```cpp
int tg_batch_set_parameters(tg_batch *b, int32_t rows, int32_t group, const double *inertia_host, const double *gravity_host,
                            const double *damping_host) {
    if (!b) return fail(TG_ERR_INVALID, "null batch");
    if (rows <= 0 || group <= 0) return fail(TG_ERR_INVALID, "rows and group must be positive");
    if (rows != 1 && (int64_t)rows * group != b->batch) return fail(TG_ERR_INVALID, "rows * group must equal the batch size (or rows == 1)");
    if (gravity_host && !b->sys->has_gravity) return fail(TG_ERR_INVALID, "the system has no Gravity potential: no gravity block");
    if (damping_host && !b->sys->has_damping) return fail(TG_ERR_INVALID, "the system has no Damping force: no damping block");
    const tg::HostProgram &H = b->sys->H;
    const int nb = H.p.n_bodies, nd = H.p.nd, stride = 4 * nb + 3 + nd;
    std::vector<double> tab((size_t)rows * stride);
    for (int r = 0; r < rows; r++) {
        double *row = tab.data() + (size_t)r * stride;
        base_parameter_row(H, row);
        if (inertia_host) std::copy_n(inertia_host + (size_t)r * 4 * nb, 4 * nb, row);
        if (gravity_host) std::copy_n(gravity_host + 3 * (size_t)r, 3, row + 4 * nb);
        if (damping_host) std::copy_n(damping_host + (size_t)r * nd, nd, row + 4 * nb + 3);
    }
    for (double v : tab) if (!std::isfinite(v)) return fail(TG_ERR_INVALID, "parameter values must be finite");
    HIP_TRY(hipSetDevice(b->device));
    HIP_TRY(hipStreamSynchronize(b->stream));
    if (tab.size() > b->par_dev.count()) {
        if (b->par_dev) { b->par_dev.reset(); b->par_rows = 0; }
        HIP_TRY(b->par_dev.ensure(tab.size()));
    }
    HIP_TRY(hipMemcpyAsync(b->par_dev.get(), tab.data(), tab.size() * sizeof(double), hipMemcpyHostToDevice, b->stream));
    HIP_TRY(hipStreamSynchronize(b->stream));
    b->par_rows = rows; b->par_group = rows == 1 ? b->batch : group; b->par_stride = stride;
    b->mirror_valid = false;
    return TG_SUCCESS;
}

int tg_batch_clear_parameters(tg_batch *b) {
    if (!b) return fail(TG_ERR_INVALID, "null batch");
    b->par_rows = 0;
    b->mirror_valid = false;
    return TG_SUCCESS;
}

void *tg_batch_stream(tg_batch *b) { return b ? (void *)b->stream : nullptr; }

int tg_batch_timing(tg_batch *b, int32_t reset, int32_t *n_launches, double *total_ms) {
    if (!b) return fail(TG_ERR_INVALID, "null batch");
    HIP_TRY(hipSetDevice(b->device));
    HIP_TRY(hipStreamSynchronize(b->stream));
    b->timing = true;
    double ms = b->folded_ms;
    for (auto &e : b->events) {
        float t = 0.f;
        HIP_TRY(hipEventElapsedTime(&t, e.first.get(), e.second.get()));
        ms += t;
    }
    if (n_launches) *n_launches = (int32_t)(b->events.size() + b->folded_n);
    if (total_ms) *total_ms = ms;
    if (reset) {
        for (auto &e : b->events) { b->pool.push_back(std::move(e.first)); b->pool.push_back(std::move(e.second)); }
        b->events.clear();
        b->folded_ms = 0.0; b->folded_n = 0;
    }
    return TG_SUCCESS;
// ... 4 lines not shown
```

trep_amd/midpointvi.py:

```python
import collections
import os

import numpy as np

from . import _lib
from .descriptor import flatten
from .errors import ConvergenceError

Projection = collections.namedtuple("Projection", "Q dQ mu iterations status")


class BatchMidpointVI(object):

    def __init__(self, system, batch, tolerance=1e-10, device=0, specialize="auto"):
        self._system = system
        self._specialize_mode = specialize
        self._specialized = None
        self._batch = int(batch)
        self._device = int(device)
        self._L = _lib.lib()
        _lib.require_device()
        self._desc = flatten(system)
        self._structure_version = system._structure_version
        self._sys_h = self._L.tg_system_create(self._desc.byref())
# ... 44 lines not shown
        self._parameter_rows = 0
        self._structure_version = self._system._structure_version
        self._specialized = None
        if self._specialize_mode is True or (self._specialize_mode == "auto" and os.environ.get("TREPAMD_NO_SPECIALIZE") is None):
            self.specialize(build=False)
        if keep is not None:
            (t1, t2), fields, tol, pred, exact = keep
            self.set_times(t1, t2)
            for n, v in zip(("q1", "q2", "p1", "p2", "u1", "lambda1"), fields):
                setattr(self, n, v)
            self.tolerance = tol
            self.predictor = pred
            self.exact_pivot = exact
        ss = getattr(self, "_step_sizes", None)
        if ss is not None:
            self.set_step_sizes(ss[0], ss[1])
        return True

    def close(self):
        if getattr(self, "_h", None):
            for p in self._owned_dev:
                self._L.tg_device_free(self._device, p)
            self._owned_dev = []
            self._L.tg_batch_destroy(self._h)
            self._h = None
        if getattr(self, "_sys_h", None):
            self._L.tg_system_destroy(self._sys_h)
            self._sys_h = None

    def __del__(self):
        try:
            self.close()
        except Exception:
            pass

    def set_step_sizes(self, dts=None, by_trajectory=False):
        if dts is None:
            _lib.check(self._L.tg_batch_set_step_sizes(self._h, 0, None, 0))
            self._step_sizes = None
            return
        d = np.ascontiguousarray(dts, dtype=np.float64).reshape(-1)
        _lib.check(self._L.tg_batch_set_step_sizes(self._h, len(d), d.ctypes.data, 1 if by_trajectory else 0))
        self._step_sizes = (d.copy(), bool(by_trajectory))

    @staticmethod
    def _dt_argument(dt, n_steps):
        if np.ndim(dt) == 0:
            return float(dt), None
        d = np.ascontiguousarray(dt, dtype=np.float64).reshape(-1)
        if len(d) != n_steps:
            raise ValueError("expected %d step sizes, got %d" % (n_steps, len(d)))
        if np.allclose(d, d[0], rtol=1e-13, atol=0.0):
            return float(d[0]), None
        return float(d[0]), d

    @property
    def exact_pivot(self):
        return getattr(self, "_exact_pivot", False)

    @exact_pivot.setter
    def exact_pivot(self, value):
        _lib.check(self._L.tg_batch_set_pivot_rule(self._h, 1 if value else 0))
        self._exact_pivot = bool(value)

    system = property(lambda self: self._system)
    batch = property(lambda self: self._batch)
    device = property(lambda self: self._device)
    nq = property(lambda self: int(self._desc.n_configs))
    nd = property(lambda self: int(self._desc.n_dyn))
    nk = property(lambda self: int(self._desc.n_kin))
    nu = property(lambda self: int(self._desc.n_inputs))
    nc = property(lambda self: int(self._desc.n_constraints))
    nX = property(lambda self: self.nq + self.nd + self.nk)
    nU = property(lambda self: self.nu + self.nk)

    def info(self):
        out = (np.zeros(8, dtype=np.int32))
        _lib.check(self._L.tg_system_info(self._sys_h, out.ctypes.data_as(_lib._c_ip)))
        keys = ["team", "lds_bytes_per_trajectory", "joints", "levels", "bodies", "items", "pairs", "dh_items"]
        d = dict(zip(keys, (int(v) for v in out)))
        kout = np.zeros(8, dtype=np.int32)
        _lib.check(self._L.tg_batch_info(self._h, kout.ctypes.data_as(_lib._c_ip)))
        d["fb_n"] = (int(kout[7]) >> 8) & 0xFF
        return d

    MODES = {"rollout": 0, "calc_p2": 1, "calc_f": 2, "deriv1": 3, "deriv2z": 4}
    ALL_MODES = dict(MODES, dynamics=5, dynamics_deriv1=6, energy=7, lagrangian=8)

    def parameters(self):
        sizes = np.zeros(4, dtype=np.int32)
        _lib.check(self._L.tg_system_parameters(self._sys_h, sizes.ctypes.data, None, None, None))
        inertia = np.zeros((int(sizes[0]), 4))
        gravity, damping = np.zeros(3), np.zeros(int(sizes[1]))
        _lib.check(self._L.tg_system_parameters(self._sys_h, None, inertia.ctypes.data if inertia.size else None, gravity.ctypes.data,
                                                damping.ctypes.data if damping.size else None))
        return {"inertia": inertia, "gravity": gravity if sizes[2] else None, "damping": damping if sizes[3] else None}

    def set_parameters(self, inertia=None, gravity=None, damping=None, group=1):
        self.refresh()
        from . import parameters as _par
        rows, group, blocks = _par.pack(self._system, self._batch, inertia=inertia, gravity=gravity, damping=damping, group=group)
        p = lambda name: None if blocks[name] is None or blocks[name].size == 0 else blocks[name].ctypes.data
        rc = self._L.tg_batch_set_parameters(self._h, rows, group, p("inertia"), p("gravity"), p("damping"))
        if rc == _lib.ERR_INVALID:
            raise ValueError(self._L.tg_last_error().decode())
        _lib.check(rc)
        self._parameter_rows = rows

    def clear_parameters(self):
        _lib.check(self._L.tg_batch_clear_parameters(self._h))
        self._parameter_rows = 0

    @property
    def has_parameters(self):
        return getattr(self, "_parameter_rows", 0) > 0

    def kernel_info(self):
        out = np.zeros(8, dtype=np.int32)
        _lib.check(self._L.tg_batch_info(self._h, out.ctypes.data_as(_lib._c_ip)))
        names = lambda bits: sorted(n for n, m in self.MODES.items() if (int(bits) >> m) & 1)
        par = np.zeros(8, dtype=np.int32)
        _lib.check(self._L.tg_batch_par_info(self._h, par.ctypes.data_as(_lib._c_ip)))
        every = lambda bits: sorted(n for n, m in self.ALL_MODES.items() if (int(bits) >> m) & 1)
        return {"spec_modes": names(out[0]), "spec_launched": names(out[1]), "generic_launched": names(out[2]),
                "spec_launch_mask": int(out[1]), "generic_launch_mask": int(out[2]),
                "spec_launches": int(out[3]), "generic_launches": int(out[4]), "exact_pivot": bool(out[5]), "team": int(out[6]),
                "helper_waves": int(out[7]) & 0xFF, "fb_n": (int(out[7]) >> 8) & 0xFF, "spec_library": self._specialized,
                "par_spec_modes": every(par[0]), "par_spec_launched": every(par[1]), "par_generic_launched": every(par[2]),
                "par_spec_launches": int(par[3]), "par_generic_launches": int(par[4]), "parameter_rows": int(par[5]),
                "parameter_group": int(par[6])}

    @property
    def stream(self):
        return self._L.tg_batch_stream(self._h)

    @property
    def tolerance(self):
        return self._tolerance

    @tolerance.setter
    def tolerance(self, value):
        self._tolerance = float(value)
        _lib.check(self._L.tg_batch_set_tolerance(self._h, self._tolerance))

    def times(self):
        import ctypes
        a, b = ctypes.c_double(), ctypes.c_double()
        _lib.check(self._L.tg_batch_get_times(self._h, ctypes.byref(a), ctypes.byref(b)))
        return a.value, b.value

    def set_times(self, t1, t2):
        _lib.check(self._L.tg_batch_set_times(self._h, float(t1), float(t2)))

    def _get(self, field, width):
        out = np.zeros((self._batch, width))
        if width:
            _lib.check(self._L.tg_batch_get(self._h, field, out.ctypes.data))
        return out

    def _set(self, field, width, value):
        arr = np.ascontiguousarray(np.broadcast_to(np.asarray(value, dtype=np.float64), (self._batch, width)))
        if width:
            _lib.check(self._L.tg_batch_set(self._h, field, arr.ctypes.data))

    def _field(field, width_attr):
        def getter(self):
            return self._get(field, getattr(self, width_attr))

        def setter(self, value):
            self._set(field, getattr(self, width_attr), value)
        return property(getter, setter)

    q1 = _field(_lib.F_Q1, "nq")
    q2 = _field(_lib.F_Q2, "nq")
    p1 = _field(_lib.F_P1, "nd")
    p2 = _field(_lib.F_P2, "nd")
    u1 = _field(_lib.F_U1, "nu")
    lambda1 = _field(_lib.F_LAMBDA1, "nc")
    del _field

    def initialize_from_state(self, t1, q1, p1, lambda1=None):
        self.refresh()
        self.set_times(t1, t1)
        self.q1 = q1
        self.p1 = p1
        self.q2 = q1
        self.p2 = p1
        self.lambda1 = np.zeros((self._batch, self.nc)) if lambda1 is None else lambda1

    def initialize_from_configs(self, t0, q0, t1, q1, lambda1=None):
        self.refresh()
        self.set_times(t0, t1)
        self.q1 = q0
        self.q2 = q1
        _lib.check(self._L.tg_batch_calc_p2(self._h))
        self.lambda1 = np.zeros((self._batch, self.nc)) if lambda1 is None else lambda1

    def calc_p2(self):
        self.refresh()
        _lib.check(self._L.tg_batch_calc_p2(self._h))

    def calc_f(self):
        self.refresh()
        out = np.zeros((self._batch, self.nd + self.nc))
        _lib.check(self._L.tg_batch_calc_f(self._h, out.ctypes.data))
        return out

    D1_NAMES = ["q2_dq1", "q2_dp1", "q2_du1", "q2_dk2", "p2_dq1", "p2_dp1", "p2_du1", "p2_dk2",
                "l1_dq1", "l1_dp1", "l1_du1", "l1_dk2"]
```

-*-*-

— Exercise instructions —
From the entries above, copy every line that holds the word "stride".

— Task answer —
    const int nb = H.p.n_bodies, nd = H.p.nd, stride = 4 * nb + 3 + nd;
    std::vector<double> tab((size_t)rows * stride);
        double *row = tab.data() + (size_t)r * stride;
    b->par_rows = rows; b->par_group = rows == 1 ? b->batch : group; b->par_stride = stride;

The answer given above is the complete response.